(Stored data)
*-*-*

# ilovepose/fast-human-pose-estimation.pytorch

Measured on AMD Instinct MI355X. Metric: images/sec FPD train step (4-stack HG student, 8-stack teacher) 256x256, higher is better.
Workload: dtype bf16; 1 GPU; configs[1]: hourglass student S=4 F=128 + teacher S=8 F=256, 256x256, batch 32/GPU, fused FPD step incl. Adam, teacher forward one batch ahead on a 2nd stream; global_batch=32, parallelism=dp1, backend=mfma, launch=one native plan call per phase, kernels launched eagerly on 3 streams, ranks=1, finite=True

## Files before the change

### fast-human-pose-estimation.pytorch_amd/csrc/api.hip

```cpp
#include <cstdarg>
#include <cstdio>
#include <cstdlib>
#include <cstring>
#include <string>
#include <vector>

#include "conv_dispatch.h"

int g_fpd_backend = FPD_BACKEND_MFMA;
static thread_local char g_err[512] = "";

static FILE* g_launch_log_file = nullptr;
static bool launch_log_open() {
    const char* path = getenv("FPD_LAUNCH_LOG");
    if (path == nullptr || path[0] == 0) return false;
    g_launch_log_file = fopen(path, "w");
    if (g_launch_log_file == nullptr) fprintf(stderr, "[fpd_amd] FPD_LAUNCH_LOG: cannot open %s\n", path);
    return g_launch_log_file != nullptr;
}
bool g_fpd_launch_log = launch_log_open();
static thread_local char g_op_tag[256] = "-";
void fpd_log_launch(const char* kernel, const dim3& grid, const dim3& block) {
    if (g_launch_log_file == nullptr) return;
    fprintf(g_launch_log_file, "%s\t%u\t%u\t%s\n", kernel, grid.x * grid.y * grid.z, block.x * block.y * block.z, g_op_tag);
    fflush(g_launch_log_file);
}

int fpd_fail(int code, const char* fmt, ...) {
    va_list ap;
    va_start(ap, fmt);
    vsnprintf(g_err, sizeof(g_err), fmt, ap);
    va_end(ap);
    return code;
}

static int check_launch() {
    hipError_t e = hipGetLastError();
    if (e != hipSuccess) return fpd_fail(-100 - (int)e, "kernel launch failed: %s", hipGetErrorString(e));
    return 0;
}

static int validate_conv_dims(int N, int H, int W, int C, int K, int R, int S, int stride, int pad, int P, int Q) {
    FPD_REQUIRE(N > 0 && H > 0 && W > 0 && C > 0 && K > 0 && R > 0 && S > 0 && stride > 0 && pad >= 0,
                "conv: non-positive dimension");
    FPD_REQUIRE(P == (H + 2 * pad - R) / stride + 1 && Q == (W + 2 * pad - S) / stride + 1,
                "conv: output %dx%d inconsistent with input %dx%d k=%dx%d stride=%d pad=%d", P, Q, H, W, R, S, stride, pad);
    FPD_REQUIRE((int64_t)N * H * W * C < (1ll << 31) && (int64_t)N * P * Q * K < (1ll << 31), "conv: tensor too large for 32-bit indexing");
    return 0;
}

int fpd_bneck_blocks_option(int value);
int fpd_head_blocks_option(int value);

extern "C" {

const char* fpd_last_error(void) { return g_err; }
int fpd_abi_version(void) { return FPD_ABI_VERSION; }
int64_t fpd_stats_words(int32_t channels) { return FPD_STATS_WORDS(channels); }
int fpd_set_backend(int32_t backend) {
    const int prev = g_fpd_backend;
    if (backend == FPD_BACKEND_MFMA || backend == FPD_BACKEND_NAIVE || backend == FPD_BACKEND_MFMA_GENERIC) g_fpd_backend = backend;
    return prev;
}

static int g_wgrad_tile_only = 0;

int fpd_set_option(const char* name, int32_t value) {
    FPD_REQUIRE(name, "set_option: null name");
    if (!strcmp(name, "conv_pp")) return fpd_conv_pp_option(0, value);
    if (!strcmp(name, "conv_pp_blocks")) return fpd_conv_pp_option(1, value);
    if (!strcmp(name, "conv_c1")) return fpd_conv_c1_option(0, value);
    if (!strcmp(name, "conv_c1_blocks")) return fpd_conv_c1_option(1, value);
    if (!strcmp(name, "conv_c1_launches")) return fpd_conv_c1_option(2, value);
    if (!strcmp(name, "conv_skip")) return fpd_conv_c1_option(3, value);
    if (!strcmp(name, "stem_act")) return fpd_stem_s2d_option(0, value);
    if (!strcmp(name, "ew_merge")) return fpd_ew_merge_option(value < 0 ? 0 : value);
    if (!strcmp(name, "ew_merge_blocks")) return fpd_ew_merge_blocks_option(value);
    if (!strcmp(name, "conv_c3")) return fpd_conv_c3_option(0, value);
    if (!strcmp(name, "conv_c3_blocks")) return fpd_conv_c3_option(1, value);
    if (!strcmp(name, "conv_c3_launches")) return fpd_conv_c3_option(2, value);
    if (!strcmp(name, "bneck_blocks")) return fpd_bneck_blocks_option(value);
    if (!strcmp(name, "head_blocks")) return fpd_head_blocks_option(value);
    if (!strcmp(name, "wgrad_tile_only")) { g_wgrad_tile_only = value; return 0; }
    return fpd_fail(-2, "set_option: unknown option '%s'", name);
}

int fpd_abi_sizeof(const char* n) {
#define SZ(T) if (!strcmp(n, #T)) return (int)sizeof(T)
    SZ(fpd_bn_t); SZ(fpd_conv_t); SZ(fpd_wgrad_t); SZ(fpd_stem_t); SZ(fpd_ew_t); SZ(fpd_loss_t); SZ(fpd_adam_t);
    SZ(fpd_wprep_entry_t); SZ(fpd_bnupd_entry_t); SZ(fpd_memset_t); SZ(fpd_table_t); SZ(fpd_wreduce_entry_t); SZ(fpd_bneck_t); SZ(fpd_conv_pair_t); SZ(fpd_bneck_pair_t); SZ(fpd_ew_pair_t); SZ(fpd_pck_t); SZ(fpd_head_t); SZ(fpd_affsum_t); SZ(fpd_layout_t);
    SZ(fpd_conv_f8_t); SZ(fpd_wquant_entry_t); SZ(fpd_flipmerge_t); SZ(fpd_finalpreds_t); SZ(fpd_targets_t); SZ(fpd_warp_src_t); SZ(fpd_warp_t);
    SZ(fpd_loss_ohkm_t); SZ(fpd_sgd_t); SZ(fpd_ew_merge_t);
    SZ(fpd_aug_img_t); SZ(fpd_aug_db_t); SZ(fpd_aug_crop_t); SZ(fpd_augment_t); SZ(fpd_warp_aug_t); SZ(fpd_targets_w_t);
    SZ(fpd_oks_nms_t); SZ(fpd_coco_match_t); SZ(fpd_coco_accum_t);
#undef SZ
    return -1;
}

static int validate_conv(const fpd_conv_t* a) {
    FPD_REQUIRE(a && a->x && a->w && a->y, "conv: null pointer");
    int rc = validate_conv_dims(a->N, a->H, a->W, a->C, a->K, a->R, a->S, a->stride, a->pad, a->P, a->Q);
    if (rc) return rc;
    FPD_REQUIRE(a->dtype == FPD_F32 || a->dtype == FPD_BF16, "conv: bad dtype %d", a->dtype);
    FPD_REQUIRE(a->bn.mode == FPD_BN_NONE || (a->bn.gamma && a->bn.beta), "conv: BN prologue without gamma/beta");
    FPD_REQUIRE(a->bn.mode != FPD_BN_TRAIN || a->bn.stats, "conv: train-mode BN without statistics");
    FPD_REQUIRE(a->bn.mode != FPD_BN_EVAL || (a->bn.running_mean && a->bn.running_var), "conv: eval-mode BN without running stats");
    FPD_REQUIRE(a->epi == FPD_EPI_PLAIN || (a->epi_x && a->epi_stats && a->epi_bn.mode == FPD_BN_TRAIN && a->epi_bn.stats),
                "conv: BNRELU_BWD epilogue needs epi_x, epi_stats and a train-mode epi_bn");
    FPD_REQUIRE(a->x2 == nullptr || (a->w2 != nullptr && a->C2 > 0), "conv: a second source (x2) needs w2 and C2");
    FPD_REQUIRE(a->x2 == nullptr || a->residual == nullptr, "conv: a second source (x2) and a residual exclude each other");
    return 0;
}

constexpr unsigned ON_MFMA = 1u << FPD_BACKEND_MFMA, ON_GENERIC = ON_MFMA | 1u << FPD_BACKEND_MFMA_GENERIC, ON_ANY = ON_GENERIC | 1u << FPD_BACKEND_NAIVE;
struct ConvBackend {
    const char* name;
    unsigned backends;
    int (*route)(const fpd_conv_t& a, const fpd_conv_t* b, ConvAsk ask, ConvRoute& r);
    int (*launch)(const fpd_conv_t& a, const fpd_conv_t* b, hipStream_t st);
};
static const ConvBackend g_conv_backends[] = {
    {"conv_c1", ON_MFMA, fpd_conv_c1_route, fpd_conv_c1_launch},
    {"conv_c3", ON_MFMA, fpd_conv_c3_route, fpd_conv_c3_launch},
    {"conv_pp", ON_MFMA, fpd_conv_pp_route, fpd_conv_pp_launch},
    {"conv_tile", ON_MFMA, fpd_conv_tile_route, fpd_conv_tile_launch},
    {"conv_mfma", ON_GENERIC, nullptr, [](const fpd_conv_t& a, const fpd_conv_t*, hipStream_t st) { return fpd_conv_mfma_launch(a, st); }},
    {"conv_smallc", ON_GENERIC, nullptr, [](const fpd_conv_t& a, const fpd_conv_t*, hipStream_t st) { return fpd_conv_smallc_launch(a, st); }},
    {"conv_naive", ON_ANY, nullptr, [](const fpd_conv_t& a, const fpd_conv_t*, hipStream_t st) { return fpd_conv_naive_launch(a, st); }},
};
static bool eligible(unsigned backends) { return (backends >> g_fpd_backend & 1u) != 0; }

static const ConvBackend* route_conv(const fpd_conv_t& a, const fpd_conv_t* b, ConvAsk ask, ConvRoute& r) {
    r = ConvRoute{false, 0, 0, false};
    for (const ConvBackend& e : g_conv_backends) {
        if (!eligible(e.backends)) continue;
        if (e.route == nullptr ? b == nullptr : e.route(a, b, ask, r) == 0) return &e;
    }
    return nullptr;
}

static int launch_conv(const fpd_conv_t& a, const fpd_conv_t* b, hipStream_t st) {
    ConvRoute r;
    const ConvBackend* e = route_conv(a, b, fpd_conv_ask(a, b), r);
    if (e == nullptr) {
        const int rc = launch_conv(a, nullptr, st);
        return rc ? rc : launch_conv(*b, nullptr, st);
    }
    FPD_REQUIRE(!(a.wg_partial != nullptr && r.slabs_a == 0) && !(b != nullptr && b->wg_partial != nullptr && r.slabs_b == 0),
                "conv: the launch asks for a fused weight gradient (wg_partial), which its route (%s) does not offer; %s() reports 0 for it",
                e->name, b ? "fpd_conv_pair_fused_wgrad_partials" : "fpd_conv_fused_wgrad_partials");
    FPD_REQUIRE(r.folds || (a.fold_x == nullptr && (b == nullptr || b->fold_x == nullptr)),
                "conv: the launch asks for a folded BN-backward apply (fold_x), which its route (%s) does not offer; %s() reports 0 for it",
                e->name, b ? "fpd_conv_pair_fold_supported" : "fpd_conv_fold_supported");
    FPD_REQUIRE(r.skips || (a.x2 == nullptr && (b == nullptr || b->x2 == nullptr)),
                "conv: the launch carries a second 1x1 source (x2), which its route (%s) does not offer; fpd_conv_skip_supported() reports 0 for it", e->name);
    int rc = e->launch(a, b, st);
    for (++e; rc == 1 && e != std::end(g_conv_backends); ++e)
        if (e->route == nullptr && eligible(e->backends)) rc = e->launch(a, b, st);
    return rc;
}

int fpd_conv_forward(const fpd_conv_t* a, fpd_stream_t stream) {
    int rc = validate_conv(a);
    if (rc) return rc;
    rc = launch_conv(*a, nullptr, (hipStream_t)stream);
    return rc ? rc : check_launch();
}
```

*-*-*

WORK INSTRUCTIONS
Every line above that holds the word "teacher" needs to be copied.

SOLUTION FOR THIS EXERCISE
Measured on AMD Instinct MI355X. Metric: images/sec FPD train step (4-stack HG student, 8-stack teacher) 256x256, higher is better.
Workload: dtype bf16; 1 GPU; configs[1]: hourglass student S=4 F=128 + teacher S=8 F=256, 256x256, batch 32/GPU, fused FPD step incl. Adam, teacher forward one batch ahead on a 2nd stream; global_batch=32, parallelism=dp1, backend=mfma, launch=one native plan call per phase, kernels launched eagerly on 3 streams, ranks=1, finite=True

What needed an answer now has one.